DATA FOR ANALYSIS Start Marker
+  unsigned long long present[4];
+  int count;
+};
+__device__ __forceinline__ FoldScales fold_scales(FoldHead& H, int n_tiles, float lambda, int lane) {
+  FoldScales F;
+#pragma unroll
+  for (int q = 0; q < 4; ++q)
+    if (lane + 64 * q >= n_tiles) H.bd[q] = make_float2(__builtin_inff(), 0.0f);
+  F.beta = wave_min_f32(fminf(fminf(H.bd[0].x, H.bd[1].x), fminf(H.bd[2].x, H.bd[3].x)));
+  const float beta = F.beta;
+  const float scale = -1.4426950408889634f / lambda;
+  F.count = 0;
+#pragma unroll
+  for (int q = 0; q < 4; ++q) {
+    const float tb = H.bd[q].x == __builtin_inff() ? beta : H.bd[q].x;
+    F.s[q] = __builtin_amdgcn_exp2f((tb - beta) * scale);
+    F.present[q] = __ballot(lane + 64 * q < n_tiles && !(F.s[q] == 0.0f));
+    F.count += __popcll(F.present[q]);
+  }
+  return F;
+}
+struct FoldTileIter {
+  unsigned long long lanes;
+  unsigned int slots;
+  int lane;
+  __device__ __forceinline__ explicit FoldTileIter(const FoldScales& F)
+      : lanes(F.present[0] | F.present[1] | F.present[2] | F.present[3]), slots(0u), lane(0) {}
+  __device__ __forceinline__ int next_slot(const FoldScales& F) {
+    if (slots == 0u) {
+      lane = __builtin_ctzll(lanes);
+      lanes &= lanes - 1ull;
+      slots = (unsigned int)((F.present[0] >> lane) & 1ull) | (unsigned int)((F.present[1] >> lane) & 1ull) << 1 |
+              (unsigned int)((F.present[2] >> lane) & 1ull) << 2 | (unsigned int)((F.present[3] >> lane) & 1ull) << 3;
+    }
+    const int q = __builtin_ctz(slots);
+    slots &= slots - 1u;
+    return q;
+  }
+};
+__device__ __forceinline__ int fold_merge_level(int a, int b) {
+  const int x = a ^ b;
+  return x >= 16 ? 4 : 31 - __builtin_clz((unsigned int)x);
+}
+__device__ __forceinline__ double fold_sparse_combine(const PendingApply& A, const FoldHead& H, const FoldScales& F,
+                                                      const float* __restrict__ tile_packets, int stride, int n_steps,
+                                                      int padded_steps, const float2* __restrict__ u_old, float2* u_sh,
+                                                      char* scratch, int lane) {
+  const int lanes = min(64, padded_steps);
+  const bool act = lane < lanes, two = padded_steps > 64;
+  double* stack = reinterpret_cast<double*>(scratch);
+  float2* stage = reinterpret_cast<float2*>(stack + kFoldStackDepth * 5 * lanes);
+  const int t0 = min(lane, n_steps - 1), t1 = min(lane + 64, n_steps - 1);
+  const float2 uo0 = u_old[t0], uo1 = u_old[t1];
+  double top[5] = {0.0, 0.0, 0.0, 0.0, 0.0};
+  int top_lane = -1, sp = 0;
+  unsigned long long reps = 0ull;
+  auto pop_into_top = [&]() {
+    --sp;
+    reps >>= 8;
+    if (act) {
+#pragma unroll
+      for (int v = 0; v < 5; ++v) top[v] = stack[(sp * 5 + v) * lanes + lane] + top[v];
+    }
+  };
+  FoldTileIter issue(F), walk(F);
+  for (int done = 0; done < F.count; done += kFoldSparseBatch) {
+    const int cnt = min(F.count - done, kFoldSparseBatch);
+    float2 m[kFoldSparseBatch][2];
+#pragma unroll
+    for (int i = 0; i < kFoldSparseBatch; ++i) {
+      if (i < cnt) {
+        const int q = issue.next_slot(F);
+        const float* at = tile_packets + (size_t)(issue.lane + 64 * q) * stride + 2;
+        m[i][0] = *reinterpret_cast<const float2*>(at + 2 * t0);
+        m[i][1] = two ? *reinterpret_cast<const float2*>(at + 2 * t1) : make_float2(0.0f, 0.0f);
+      }
+    }
+#pragma unroll
+    for (int i = 0; i < kFoldSparseBatch; ++i) {
+      if (i < cnt && act) {
+        stage[(2 * i) * lanes + lane] = m[i][0];
+        stage[(2 * i + 1) * lanes + lane] = m[i][1];
+      }
+    }
+    for (int i = 0; i < cnt; ++i) {
+      const int q = walk.next_slot(F);
+      const int l = walk.lane;
+      const float sq = q == 0 ? F.s[0] : (q == 1 ? F.s[1] : (q == 2 ? F.s[2] : F.s[3]));
+      const float dq = q == 0 ? H.bd[0].y : (q == 1 ? H.bd[1].y : (q == 2 ? H.bd[2].y : H.bd[3].y));
+      const double s = (double)__int_as_float(__builtin_amdgcn_readlane(__float_as_int(sq), l));
+      const double td = (double)__int_as_float(__builtin_amdgcn_readlane(__float_as_int(dq), l));
+      float2 a = make_float2(0.0f, 0.0f), b = a;
+      if (act) {
+        a = stage[(2 * i) * lanes + lane];
+        b = stage[(2 * i + 1) * lanes + lane];
+      }
+      if (l != top_lane) {
+        if (top_lane >= 0) {
+          const int level = fold_merge_level(top_lane, l);
+          while (sp > 0 && fold_merge_level((int)(reps & 63ull), top_lane) <= level) pop_into_top();
+          if (act) {
+#pragma unroll
+            for (int v = 0; v < 5; ++v) stack[(sp * 5 + v) * lanes + lane] = top[v];
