diff --git a/safe-bayesian-optimization_amd/csrc/api.hip b/safe-bayesian-optimization_amd/csrc/api.hip
--- a/safe-bayesian-optimization_amd/csrc/api.hip
+++ b/safe-bayesian-optimization_amd/csrc/api.hip
@@ -276,6 +276,7 @@
     OPT_RANGE(guard_audit_every, 1, 1 << 20, "guard_audit_every: 1 .. 1048576 sweeps", kOptNothing, hook_audit_every),
     OPT_RANGE(grad_defer, 0, 3, "grad_defer must be 0 .. 3", kOptInterp, nullptr),
     OPT_BOOL(k1_sched, kOptNothing, nullptr),
+    OPT_BOOL(k1_resident, kOptNothing, nullptr),
     OPT_BOOL(k1_skip_safe, kOptNothing, nullptr),
     OPT_BOOL(col_overlap, kOptNothing, nullptr),
     OPT_RANGE(col_queue, 64, 128, "col_queue must be within 64 .. 128 (the default)", kOptNothing, nullptr),
diff --git a/safe-bayesian-optimization_amd/csrc/bilinear.hip b/safe-bayesian-optimization_amd/csrc/bilinear.hip
--- a/safe-bayesian-optimization_amd/csrc/bilinear.hip
+++ b/safe-bayesian-optimization_amd/csrc/bilinear.hip
@@ -1400,6 +1400,8 @@
   pl.ops = GemmOps();
   GemmOps& g = pl.ops;
   pl.encl_ready = false;
+  pl.lrows_ready = false;
+  pl.omap_dirty = true;
   pl.bt_ready = false;
   pl.setup_ms = 0.0;
   const auto t_begin = std::chrono::steady_clock::now();
diff --git a/safe-bayesian-optimization_amd/csrc/bilinear_post.inc.hpp b/safe-bayesian-optimization_amd/csrc/bilinear_post.inc.hpp
--- a/safe-bayesian-optimization_amd/csrc/bilinear_post.inc.hpp
+++ b/safe-bayesian-optimization_amd/csrc/bilinear_post.inc.hpp
@@ -504,9 +504,10 @@
 #endif
 
 __global__ __launch_bounds__(128) void k_bl_enclose(const double* __restrict__ mean, const double* __restrict__ var, long long cnt0,
-                                                    double* __restrict__ encl) {
+                                                    double* __restrict__ encl, const double* __restrict__ lrow1 , double* __restrict__ lrec ) {
   const int cell = threadIdx.x, cr = cell >> 4, cc = cell & 15;
   const size_t tile = (size_t)blockIdx.y * gridDim.x + blockIdx.x;
+  if (cell == 0 && lrec) lrec[tile] = lrow1[tile];
   const size_t base = ((size_t)blockIdx.y * 64 + (size_t)cr * 8) * (size_t)cnt0 + (size_t)blockIdx.x * 128 + (size_t)cc * 8;
   double mlo = 1e308, mhi = -1e308, vlo = 1e308, vhi = -1e308;
   bool fin = true;
@@ -530,7 +531,9 @@
                                                          uint8_t* __restrict__ skip, unsigned int* __restrict__ list, int cap, unsigned long long* __restrict__ Sw,
                                                          unsigned long long* __restrict__ Uw, unsigned long long* __restrict__ Usum,
                                                          unsigned long long* __restrict__ slots, double* __restrict__ Lpart,
-                                                         unsigned long long* __restrict__ cpart, int pcap, int skip_safe ) {
+                                                         unsigned long long* __restrict__ cpart, int pcap, int skip_safe ,
+                                                         const double* __restrict__ lrec ,
+                                                         int count_res ) {
   __shared__ unsigned long long sh_key[kSchedWaves];
   __shared__ unsigned int sh_cnt[kSchedWaves];
   __shared__ unsigned long long sh_vmin[kSchedWaves], sh_rmax[kSchedWaves];
@@ -570,10 +573,10 @@
       run3 = !(t1 + slack[3] < G1 * (1.0 - 1e-12));
       gfold = fmax(fabs(cg0 * t0), fabs(cg1 * t1));
     }
-    const bool grad = run2 || run3;
+    const bool grad = !lrec && (run2 || run3);
     const unsigned int k = dec ? (grad ? 2u : 0u) : (sdec ? (grad ? 5u : 4u) : (grad ? 1u : 3u));
     if (lane == 0) skip[tile] = dec ? kSkipUnsafe : (sdec ? kSkipSafe : 0);
-    my_cnt = k == 0u ? 3u : (k == 2u ? 2u : (k == 4u ? 12u : (k == 5u ? 8u : 0u)));
+    my_cnt = k == 0u ? 3u : (k == 2u ? 2u : (k == 4u ? 12u : (k == 5u ? 8u : ((k == 3u && count_res) ? 16u : 0u))));
     if (k != 0u && k != 4u) {
       if (lane == 0) {
         const unsigned int sh = ((unsigned int)tile + 3u * ((unsigned int)tile >> kTlistShift)) & (kTlistShards - 1);
@@ -597,7 +600,7 @@
         Sw[w0 + h * 64 + lane] = ~0ull;
         Uw[w0 + h * 64 + lane] = 0ull;
       }
-      const double lrow = fmax(0.0, gfold);
+      const double lrow = lrec ? lrec[tile] : fmax(0.0, gfold);
       my_key = (unsigned long long)__double_as_longlong(lrow);
       my_vmin = kv < 1e300 ? ord_key(kv) : ~0ull;
       my_rmax = ku >= 0.0 ? ord_key(ku) : 0ull;
@@ -622,7 +625,7 @@
         Uw[w0 + h * 64 + lane] = ~0ull;
         atomicOr(&Usum[(size_t)bx * 128 + h * 64 + lane], 1ull << by);
       }
-      const double lrow = fmax(0.0, gfold);
+      const double lrow = lrec ? lrec[tile] : fmax(0.0, gfold);
       my_key = (unsigned long long)__double_as_longlong(lrow);
       if (lane == 0) Lpart[((size_t)tgy + by) * tgx + bx] = lrow;
       if (lane < kFuseRow) {
@@ -636,8 +639,8 @@
   }
   if (lane == 0) { sh_key[wave] = my_key; sh_cnt[wave] = my_cnt; sh_vmin[wave] = my_vmin; sh_rmax[wave] = my_rmax; }
   __syncthreads();
-  if (threadIdx.x < 7) {
-    unsigned long long key = 0ull, n0 = 0ull, nskip = 0ull, n4 = 0ull, nsafe = 0ull, vmin = ~0ull, rmax = 0ull;
+  if (threadIdx.x < 8) {
+    unsigned long long key = 0ull, n0 = 0ull, nskip = 0ull, n4 = 0ull, nsafe = 0ull, nres = 0ull, vmin = ~0ull, rmax = 0ull;
 #pragma unroll
     for (int w = 0; w < kSchedWaves; ++w) {
       key = sh_key[w] > key ? sh_key[w] : key;
@@ -645,6 +648,7 @@
       nskip += (sh_cnt[w] >> 1) & 1u;
       n4 += (sh_cnt[w] >> 2) & 1u;
       nsafe += (sh_cnt[w] >> 3) & 1u;
+      nres += (sh_cnt[w] >> 4) & 1u;
       vmin = sh_vmin[w] < vmin ? sh_vmin[w] : vmin;
       rmax = sh_rmax[w] > rmax ? sh_rmax[w] : rmax;
     }
@@ -656,6 +660,7 @@
     if (threadIdx.x == 4 && nsafe) atomicAdd(&slots[(size_t)kSlotSkipSafe * kColSlots + slot], nsafe);
     if (threadIdx.x == 5 && vmin != ~0ull) atomicMin(&slots[(size_t)kSlotVmin1 * kColSlots + slot], vmin);
     if (threadIdx.x == 6 && rmax != 0ull) atomicMax(&slots[(size_t)kSlotRmax1 * kColSlots + slot], rmax);
+    if (threadIdx.x == 7 && nres) atomicAdd(&slots[(size_t)kSlotResC * kColSlots + slot], nres);
   }
 }
 
@@ -686,7 +691,9 @@
 }
 
 __global__ __launch_bounds__(1024) void k_bl_sched_list2(unsigned long long* __restrict__ cpart, int pcap, int ntiles, unsigned int* __restrict__ list,
-                                                         double* __restrict__ Lpart0, unsigned int* __restrict__ head1) {
+                                                         double* __restrict__ Lpart0, unsigned int* __restrict__ head1,
+                                                         const uint8_t* __restrict__ omap ,
+                                                         unsigned long long* __restrict__ slots) {
   __shared__ unsigned int sh[3 * 16];
   const int t = threadIdx.x;
   const unsigned long long* nS = cpart + (size_t)1 * pcap;
@@ -694,10 +701,10 @@
   unsigned int base[3] = {0u, 0u, 0u};
   for (int r = 0; r * 1024 < ntiles; ++r) {
     const int i = r * 1024 + t;
-    const bool in = i < ntiles, has = in && nS[i] != 0ull;
-    const unsigned int p = sched_rank3(has ? 0 : -1, base, sh);
+    const bool in = i < ntiles, has = in && nS[i] != 0ull, res = has && omap && omap[i] != 0;
+    const unsigned int p = sched_rank3(has ? (res ? 1 : 0) : -1, base, sh);
     if (has) {
-      list[kTlistHead + p] = (unsigned int)i;
+      list[kTlistHead + (res ? (unsigned int)(ntiles - 1) - p : p)] = (unsigned int)i;
     } else if (in) {
       Lpart0[i] = 0.0;
 #pragma unroll
@@ -707,7 +714,8 @@
   }
   if (t == 0) {
     list[0] = base[0];
-    list[1] = 0u;
+    list[1] = base[1];
+    if (base[1]) atomicAdd(&slots[(size_t)kSlotResO * kColSlots], (unsigned long long)base[1]);
   }
   if (t < kTlistShards) head1[t * kTlistHead] = head1[t * kTlistHead + 1] = 0u;
 }
@@ -733,10 +741,10 @@
   unsigned int ent = 0u;
   if (listed) {
     const unsigned int sh = blockIdx.x & ((1u << px.tshift) - 1u), at = blockIdx.x >> px.tshift;
-    const unsigned int nfront = px.tlist[sh * kTlistHead], nback = px.tlist[sh * kTlistHead + 1];
+    const unsigned int nfront = px.tlist[sh * kTlistHead], nback = px.front_only ? 0u : px.tlist[sh * kTlistHead + 1];
     if (at >= nfront + nback) {
 #ifdef SBO_PHASE_CLOCKS
-      if (threadIdx.x == 0) { const unsigned long long t_ = wall_clock64(); wg_trace_row(o, t_, t_, t_, 0xffffffu, 3u); }
+      if (threadIdx.x == 0 && !px.front_only) { const unsigned long long t_ = wall_clock64(); wg_trace_row(o, t_, t_, t_, 0xffffffu, 3u); }
 #endif
       return;
     }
DATA FOR ANALYSIS End Marker
YOUR GOAL:
Print exactly the lines of the listing above starting at the line containing "slots - 1u;" and ending at the line containing "n_steps - 1);", both included.

OUTPUT BELOW:
+    slots &= slots - 1u;
+    return q;
+  }
+};
+__device__ __forceinline__ int fold_merge_level(int a, int b) {
+  const int x = a ^ b;
+  return x >= 16 ? 4 : 31 - __builtin_clz((unsigned int)x);
+}
+__device__ __forceinline__ double fold_sparse_combine(const PendingApply& A, const FoldHead& H, const FoldScales& F,
+                                                      const float* __restrict__ tile_packets, int stride, int n_steps,
+                                                      int padded_steps, const float2* __restrict__ u_old, float2* u_sh,
+                                                      char* scratch, int lane) {
+  const int lanes = min(64, padded_steps);
+  const bool act = lane < lanes, two = padded_steps > 64;
+  double* stack = reinterpret_cast<double*>(scratch);
+  float2* stage = reinterpret_cast<float2*>(stack + kFoldStackDepth * 5 * lanes);
+  const int t0 = min(lane, n_steps - 1), t1 = min(lane + 64, n_steps - 1);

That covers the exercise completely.